期刊:Internet of things [Elsevier] 日期:2024-01-13卷期号:25: 101074-101074被引量:3
标识
DOI:10.1016/j.iot.2024.101074
摘要
The proliferation of smart devices with location-based services has significantly facilitated people's lives and generated a large amount of trajectory data. Analyzing this data can contribute to societal development, such as the construction of public facilities and intelligent transportation systems. But illegal leakage of data poses a serious threat to individual privacy within the released data. Currently, differential privacy technology has emerged as a rigorous and standardized privacy protection framework widely applied in trajectory data publishing. However, existing methods often suffer from either excessive privacy protection or insufficient protection of individual privacy.
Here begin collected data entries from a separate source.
struct ScalarDigits {
  uint32_t s[8];
  uint32_t carry;
};
template <int L>
__device__ __forceinline__ uint32_t scalar_bits_at(const uint32_t (&s)[8], uint32_t sh) {
  if constexpr (L >= 8) {
    return 0;
  } else {
    const uint32_t hi = L < 7 ? s[L < 7 ? L + 1 : 7] : 0u;
    return __builtin_amdgcn_alignbit(hi, s[L], sh);
  }
}
__device__ __forceinline__ uint32_t scalar_window(const uint32_t (&s)[8], uint32_t o) {
  const uint32_t sh = o & 31;
  switch (o >> 5) {
    case 0: return scalar_bits_at<0>(s, sh);
    case 1: return scalar_bits_at<1>(s, sh);
    case 2: return scalar_bits_at<2>(s, sh);
    case 3: return scalar_bits_at<3>(s, sh);
    case 4: return scalar_bits_at<4>(s, sh);
    case 5: return scalar_bits_at<5>(s, sh);
    case 6: return scalar_bits_at<6>(s, sh);
    case 7: return scalar_bits_at<7>(s, sh);
    default: return 0;
  }
}
template <bool FOLD>
__device__ __forceinline__ void next_digit(ScalarDigits& st, uint32_t u, uint32_t c, uint32_t half, uint32_t wmask, bool flip, uint32_t rwin,
                                           uint32_t& mag, bool& neg, bool anchor = false, uint32_t wide = 0) {
  if constexpr (FOLD) {
    const uint32_t sub = u + ((st.carry >> 1) & 1u);
    const bool borrow = flip && rwin < sub;
    u = flip ? ((rwin - sub) & wmask) : u;
    const uint32_t v = u + (st.carry & 1u);
    const bool over = v > half;
    mag = over ? (1u << c) - v : v;
    neg = over != flip;
    st.carry = (over ? 1u : 0u) | (borrow ? 2u : 0u);
  } else {
    const uint32_t v = u + st.carry;
    if (wide) {
      const uint32_t full = 1u << c;
      neg = v < full;
      const uint32_t m = neg ? full - v : v - full;
      mag = wide == 1 ? (m <= half ? m : 0u) : (m > half ? m - half : 0u);
    } else if (anchor) {
      neg = v < half;
      mag = neg ? half - v : v - half;
      st.carry = 0;
    } else {
      neg = v > half;
      mag = neg ? (1u << c) - v : v;
      st.carry = neg ? 1u : 0u;
    }
  }
}

__device__ __forceinline__ uint32_t step_wide(const PartPlan& p, uint32_t w) { return (p.wide && w >= p.anchor) ? w - p.anchor + 1 : 0u; }
__device__ __forceinline__ uint32_t step_offset(const PartPlan& p, uint32_t w) { return (p.wide && w > p.anchor ? p.anchor : w) * p.c; }
__device__ __forceinline__ uint32_t step_mask(const PartPlan& p, uint32_t w) { return (p.wide && w >= p.anchor) ? (2u << p.c) - 1 : (1u << p.c) - 1; }
__device__ __forceinline__ bool scalar_bits_from(const uint32_t (&s)[8], uint32_t top) {
  uint32_t any = 0;
#pragma unroll
  for (int j = 0; j < 8; j++) {
    if ((uint32_t)j == (top >> 5)) any |= s[j] >> (top & 31);
    if ((uint32_t)j > (top >> 5)) any |= s[j];
  }
  return any != 0;
}

template <class FR>
__device__ __forceinline__ uint32_t fr_window(uint32_t w, uint32_t c, uint32_t wmask) {
  const uint32_t o = w * c, limb = o >> 5, sh = o & 31;
  if (limb >= 8) return 0;
  uint32_t lo = 0, hi = 0;
#pragma unroll
  for (int j = 0; j < 8; j++) {
    if ((uint32_t)j == limb) lo = FR::R[j];
    if ((uint32_t)j == limb + 1) hi = FR::R[j];
  }
  return ((lo >> sh) | (sh ? hi << (32 - sh) : 0u)) & wmask;
}

template <class FR>
__device__ __forceinline__ bool fold_decision(const ScalarDigits& st) {
  return st.s[7] > (FR::R[7] >> 1) && st.s[7] < FR::R[7];
}

struct ScalarWords {
  uint32_t w[8];
};
template <class FR>
__device__ __noinline__ ScalarWords fr_to_montgomery_call(ScalarWords a) {
  fr_to_montgomery<FR>(a.w);
  return a;
}

template <class FR, int MODE>
__device__ __forceinline__ void load_scalar(ScalarDigits& st, const uint32_t* __restrict__ scalars, uint32_t i) {
  const uint4* sp = reinterpret_cast<const uint4*>(scalars) + 2 * (size_t)i;
  const uint4 lo = sp[0], hi = sp[1];
  uint32_t s[8] = {lo.x, lo.y, lo.z, lo.w, hi.x, hi.y, hi.z, hi.w};
  if constexpr (MODE == SCALARS_FROM_MONT) fr_from_montgomery<FR>(s);
  if constexpr (MODE == SCALARS_TO_MONT) {
    const ScalarWords w = fr_to_montgomery_call<FR>(ScalarWords{{s[0], s[1], s[2], s[3], s[4], s[5], s[6], s[7]}});
#pragma unroll
    for (int j = 0; j < 8; j++) s[j] = w.w[j];
  }
#pragma unroll
  for (int j = 0; j < 8; j++) st.s[j] = s[j];
  st.carry = 0;
}

// ... 303 lines not shown
      where[k] = 0xffffffffu;
      const uint32_t bucket = ok ? mag - 1 : 0, hi = bucket >> p.lb;
      uint32_t rank = 0;
      if (few)
        rank = few_bins_rank(cnt, p.b1, ok, hi);
      else if (ok)
        rank = atomicAdd(&cnt[hi], 1u);
      if (ok) {
        where[k] = (hi << 16) | rank;
        low[k] = (bucket & lowmask) | (neg ? 0x80000000u : 0u);
      }
    }
    lds_barrier();
    {
      const uint32_t v = threadIdx.x < p.b1 ? cnt[threadIdx.x] : 0;
      uint32_t tot;
      const uint32_t ex = block_excl_scan<false>(v, tmp, tot);
      if (threadIdx.x < p.b1) {
        tstart[threadIdx.x] = ex;
        offs[threadIdx.x] = offs_next - ex;
        cnt[threadIdx.x] = 0;
        if (w + 1 < w_hi) offs_next = row[l1_bin_of(p, w + 1, threadIdx.x)];
      }
      if (threadIdx.x == 0) tstart[p.b1] = tot;
    }
    lds_barrier();
#pragma unroll
    for (int k = 0; k < PART_PER_THREAD; k++)
      if (where[k] != 0xffffffffu) {
        const uint32_t idx = l1_base_index(p, i0 + threadIdx.x + k * PART_THREADS, w);
        stage[tstart[where[k] >> 16] + (where[k] & 0xffffu)] = make_uint2(idx | (low[k] & 0x80000000u), (low[k] & 0xffffu) | (where[k] & 0xffff0000u));
      }
    lds_barrier();
    const uint32_t total = tstart[p.b1];
    for (uint32_t j = threadIdx.x; j < total; j += PART_THREADS) {
      uint2 e = stage[j];
      const uint32_t hi = e.y >> 16;
      e.y &= 0xffffu;
#ifdef PART_EXP_L1_NOSTORE
      if (e.x == 0x12345678u && e.y == 0x9abcu) out[0] = e;
#elif defined(PART_EXP_L1_OUT4)
      reinterpret_cast<uint32_t*>(out)[offs[hi] + j] = e.x;
#else
      out[offs[hi] + j] = e;
#endif
    }
  }
}


__device__ __forceinline__ bool subjob_range(const PartSeg* __restrict__ segs, const uint32_t* __restrict__ subjob_first, uint32_t nsegs,
                                             uint32_t j, uint32_t& seg, uint32_t& beg, uint32_t& end) {
  if (j >= subjob_first[nsegs]) return false;
  uint32_t lo = 0, hi = nsegs;
  while (hi - lo > 1) {
    const uint32_t mid = (lo + hi) >> 1;
    if (subjob_first[mid] <= j) lo = mid; else hi = mid;
  }
  while (lo + 1 < nsegs && subjob_first[lo + 1] <= j) lo++;
  seg = lo;
  const PartSeg s = segs[seg];
  const uint32_t k = j - subjob_first[seg];
  beg = s.start + k * PART_SUBJOB;
  end = min(s.start + s.len, beg + PART_SUBJOB);
  return beg < end;
}

__global__ void __launch_bounds__(1024) k_pass_hist(const uint2* __restrict__ in, const PartSeg* __restrict__ segs,
                                                    const uint32_t* __restrict__ subjob_first, PassPlan pp, uint32_t* __restrict__ counts) {
  __shared__ uint32_t hist[1 << PART_MAX_RB];
  const uint32_t nb = 1u << pp.rb, shift = pp.rem - pp.rb;
  const uint32_t nsub = subjob_first[pp.nsegs];
  for (uint32_t j = blockIdx.x; j < nsub; j += gridDim.x) {
    uint32_t seg, beg, end;
    const bool live = subjob_range(segs, subjob_first, pp.nsegs, j, seg, beg, end);
    if (!live || part_fused_takes(segs[seg].len)) continue;
    for (uint32_t b = threadIdx.x; b < nb; b += 1024) hist[b] = 0;
    __syncthreads();
    for (uint32_t e = beg + threadIdx.x; e < end; e += 1024) atomicAdd(&hist[(in[e].y >> shift) & (nb - 1)], 1u);
    __syncthreads();
    uint32_t* row = counts + (size_t)j * nb;
    for (uint32_t b = threadIdx.x; b < nb; b += 1024) row[b] = hist[b];
    __syncthreads();
  }
}

__global__ void __launch_bounds__(1024) k_pass_scan(const PartSeg* __restrict__ segs, const uint32_t* __restrict__ subjob_first, PassPlan pp,
                                                    uint32_t* __restrict__ counts, PartSeg* __restrict__ out_segs) {
  __shared__ uint32_t tmp[32];
  const uint32_t s = blockIdx.x, nb = 1u << pp.rb, b = threadIdx.x;
  const PartSeg sg = segs[s];
  if (part_fused_takes(sg.len)) return;
  const uint32_t j0 = subjob_first[s], j1 = subjob_first[s + 1];
  uint32_t tot_b = 0;
  if (b < nb)
    for (uint32_t j = j0; j < j1; j++) tot_b += counts[(size_t)j * nb + b];
  uint32_t tot;
  const uint32_t before = block_excl_scan(tot_b, tmp, tot);
  if (b < nb) {
    uint32_t run = sg.start + before;
    if (out_segs) out_segs[(size_t)s * nb + b] = PartSeg{run, tot_b, sg.key_base + (b << (pp.rem - pp.rb)), 0};
    for (uint32_t j = j0; j < j1; j++) {
      const size_t at = (size_t)j * nb + b;
      const uint32_t v = counts[at];
      counts[at] = run;
      run += v;
    }
  }
}

__global__ void __launch_bounds__(1024) k_pass_subjobs(const PartSeg* __restrict__ segs, uint32_t nsegs, uint32_t* __restrict__ subjob_first,
                                                       uint32_t* __restrict__ totals) {
  __shared__ uint32_t tmp[32];
  __shared__ uint32_t carry;
  if (threadIdx.x == 0) carry = 0;
  __syncthreads();
  for (uint32_t s0 = 0; s0 < nsegs; s0 += 1024) {
    const uint32_t s = s0 + threadIdx.x;
    const uint32_t nsj = s < nsegs ? part_subjobs_of(segs[s].len) : 0;
    uint32_t tot;
    const uint32_t before = block_excl_scan(nsj, tmp, tot);
    const uint32_t base = carry;
    if (s < nsegs) subjob_first[s] = base + before;
    __syncthreads();
    if (threadIdx.x == 0) carry = base + tot;
    __syncthreads();
  }
  if (threadIdx.x == 0) {
    subjob_first[nsegs] = carry;
    totals[1] = carry;
  }
}

#ifdef PART_EXP_PS_CACHEDLOAD
#define PART_LD(e) ((e) & 0x3fffu)
#else
#define PART_LD(e) (e)
#endif
#ifdef PART_EXP_PS_IN4
__device__ __forceinline__ uint2 part_in(const uint2* __restrict__ in, uint32_t e) {
  const uint32_t v = reinterpret_cast<const uint32_t*>(in)[e];
  return make_uint2(v, (v * 2654435761u) >> 16);
}
#define PART_IN(in, e) part_in(in, e)
#else
#define PART_IN(in, e) ((in)[e])
#endif
struct PassLds {
  uint2 stage[PART_PTILE];
  uint32_t cur[1 << PART_MAX_RB], cnt[1 << PART_MAX_RB], tstart[(1 << PART_MAX_RB) + 1], dst[1 << PART_MAX_RB];
  uint32_t tmp[32];
};
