@@ -344,11 +350,15 @@
     char *row_n = (char *)g->A + (size_t)g->n * g->lda * es;
     if (ride) GPX_HIP(hipMemcpyAsync(row_n, g->y, (size_t)g->n * es, hipMemcpyDeviceToDevice, st));
     g->ops.invalidate();
+    g->fwd_done = 0;
     const bool ahead = tune().fit_ops_ahead != 0 && g->n >= tune().fit_ops_ahead_min &&
                        trsv_ops_ahead_ok(g->dtype, g->A, g->n, g->lda);
     const int64_t nfull = trsv_ops_nblocks(g->n), tail = tune().fit_ops_tail;
-    const int64_t group = std::max<int64_t>(1, std::min(nfull, nfull - tail));
-    OpsAhead oa = {g, group, std::max<int64_t>(0, nfull - tail)};
+    const bool grouped = ahead && !ride && g->n >= tune().fit_ops_group_min;
+    const bool fwd_ahead = grouped && trsv_fwd_ops_ok(g->dtype, g->A, g->n, g->lda);
+    int64_t group = std::max<int64_t>(1, std::min(nfull, nfull - tail));
+    if (grouped && tune().fit_ops_group > 0) group = std::min(group, tune().fit_ops_group);
+    OpsAhead oa = {g, group, std::max<int64_t>(0, nfull - tail), fwd_ahead};
     PotrfHook hook = {ops_ahead_step, &oa};
     if (ahead) {
         if (!g->st_ops) {
@@ -359,15 +369,24 @@
         }
         GPX_TRY(g->ops.mem.reserve(trsv_ops_bytes(g->dtype, g->n), st));
         GPX_TRY(order(g->ev_ops, st, g->st_ops));
-    }
-    GPX_TRY(potrf(g->dtype, g->A, g->n, g->lda, info_dev, st, nullptr, ride ? 1 : 0, true, ahead ? &hook : nullptr));
+        if (fwd_ahead) GPX_HIP(hipMemcpyAsync(g->t0, g->y, (size_t)g->n * es, hipMemcpyDeviceToDevice, g->st_ops));
+    }
+    const int potrf_rc = potrf(g->dtype, g->A, g->n, g->lda, info_dev, st, nullptr, ride ? 1 : 0, true, ahead ? &hook : nullptr);
     if (ahead) {
         GPX_TRY(order(g->ev_ops, g->st_ops, st));
-        if (g->ops.built > 0) route_hit(RT_FIT_OPS_AHEAD);
-    }
+        if (potrf_rc == GPX_OK && g->ops.built > 0) route_hit(RT_FIT_OPS_AHEAD);
+    }
+    GPX_TRY(potrf_rc);
     GPX_HIP(hipEventRecord(g->ev[2], st));
     if (ride) {
         GPX_TRY(trsv_lower(g->dtype, g->A, g->n, g->lda, row_n, g->alpha, 1, st, nullptr, &g->ops));
+    } else if (fwd_ahead) {
+        if (g->fwd_done > 0) route_hit(RT_FIT_FWD_AHEAD);
+        route_hit(RT_TRSV_OPS);
+        GPX_TRY(trsv_ops_build_upto(g->dtype, g->A, g->n, g->lda, &g->ops, nfull, st));
+        GPX_TRY(trsv_fwd_ops_range(g->dtype, g->A, g->n, g->lda, &g->ops, g->t0, g->t1, g->fwd_done, nfull, st));
+        g->fwd_done = nfull;
+        GPX_TRY(trsv_lower(g->dtype, g->A, g->n, g->lda, g->t1, g->alpha, 1, st, nullptr, &g->ops));
     } else {
         GPX_HIP(hipMemcpyAsync(g->t0, g->y, (size_t)g->n * es, hipMemcpyDeviceToDevice, st));
         GPX_TRY(trsv_lower(g->dtype, g->A, g->n, g->lda, g->t0, g->t1, 0, st, nullptr, &g->ops));
diff --git a/gaussian_processes_amd/csrc/gpx_gp_internal.h b/gaussian_processes_amd/csrc/gpx_gp_internal.h
--- a/gaussian_processes_amd/csrc/gpx_gp_internal.h
+++ b/gaussian_processes_amd/csrc/gpx_gp_internal.h
@@ -18,6 +18,7 @@
     float ms[5];
     gpx::GrowBuf bw; int64_t bw_cap;
     gpx::TrsvOps ops;
+    int64_t fwd_done;
     gpx::GrowBuf gw; int64_t gw_cap;
     gpx::TrsvOps bops;
     double *kii;
diff --git a/gaussian_processes_amd/csrc/gpx_mg.hip b/gaussian_processes_amd/csrc/gpx_mg.hip
--- a/gaussian_processes_amd/csrc/gpx_mg.hip
+++ b/gaussian_processes_amd/csrc/gpx_mg.hip
@@ -606,7 +606,7 @@
     g->nr = n + 1;
     g->ops.resize(std::max<size_t>(1, g->my_blocks.size()));
     g->bcast_chunks = (int)std::max<int64_t>(1, std::min<int64_t>(16, tune().mg_bcast_chunks));
-    g->timing = !tune().mg_no_timing;
+    g->timing = true;
     if (tune().mg_bcast_set) g->bcast_sag = tune().mg_bcast_sag;
     g->owner_first = tune().mg_owner_first_set ? (tune().mg_owner_first != 0) : (world >= 2);
     *out = g;
diff --git a/gaussian_processes_amd/csrc/gpx_potrf.hip b/gaussian_processes_amd/csrc/gpx_potrf.hip
--- a/gaussian_processes_amd/csrc/gpx_potrf.hip
+++ b/gaussian_processes_amd/csrc/gpx_potrf.hip
@@ -174,7 +174,7 @@
         const int jb = (int)kb;
         T *D = A + r0 * lda + c0;
         const int64_t below = n - (r0 + jb);
-        const bool via_inverse = !tune().potrf_trsm_rows && below > 0 && below <= tune().potrf_inv_max &&
+        const bool via_inverse = below > 0 && below <= tune().potrf_inv_max &&
                                  jb == IB && lda % (16 / (int64_t)sizeof(T)) == 0 &&
                                  ((uintptr_t)(A + (r0 + jb) * lda + c0)) % 16 == 0;
         T *inv = nullptr;
diff --git a/gaussian_processes_amd/csrc/gpx_solve.hip b/gaussian_processes_amd/csrc/gpx_solve.hip
--- a/gaussian_processes_amd/csrc/gpx_solve.hip
+++ b/gaussian_processes_amd/csrc/gpx_solve.hip
@@ -568,9 +568,9 @@
 constexpr int NCH = OB / (TBT / OPL);
 
 template <typename T>
-static void ops_fwd(const Sweep<T> &S, const OpsView<T> &V)
-{
-    for (int64_t k = 0; k < V.nfull; ++k) {
+static void ops_fwd(const Sweep<T> &S, const OpsView<T> &V, int64_t kbeg, int64_t kend)
+{
+    for (int64_t k = kbeg; k < kend; ++k) {
         const int64_t k0 = k * OB, far0 = k0 + OB;
         const int64_t nfar = k > 0 ? cdiv(S.n - far0, 64) : 0;
         hipLaunchKernelGGL((trsv_op_kernel<T, true>), dim3((unsigned)(NCH + nfar)), dim3(TBT), 0, S.st, V.W(k),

Therefore, this paper proposes a personalized trajectory privacy data protection scheme based on differential privacy (DP_SR). The scheme combines TF-IDF statistics and designs personalized exponential noise to protect the sensitive personal data in each trajectory, achieving personalized privacy protection. Then an RTF-tree is constructed, and differential privacy techniques are employed to safeguard the security of the entire trajectory dataset. Experimental results on two real trajectory dataset demonstrate that the proposed scheme achieves a better balance between privacy protection and data utility compared with state-of-the-art algorithms.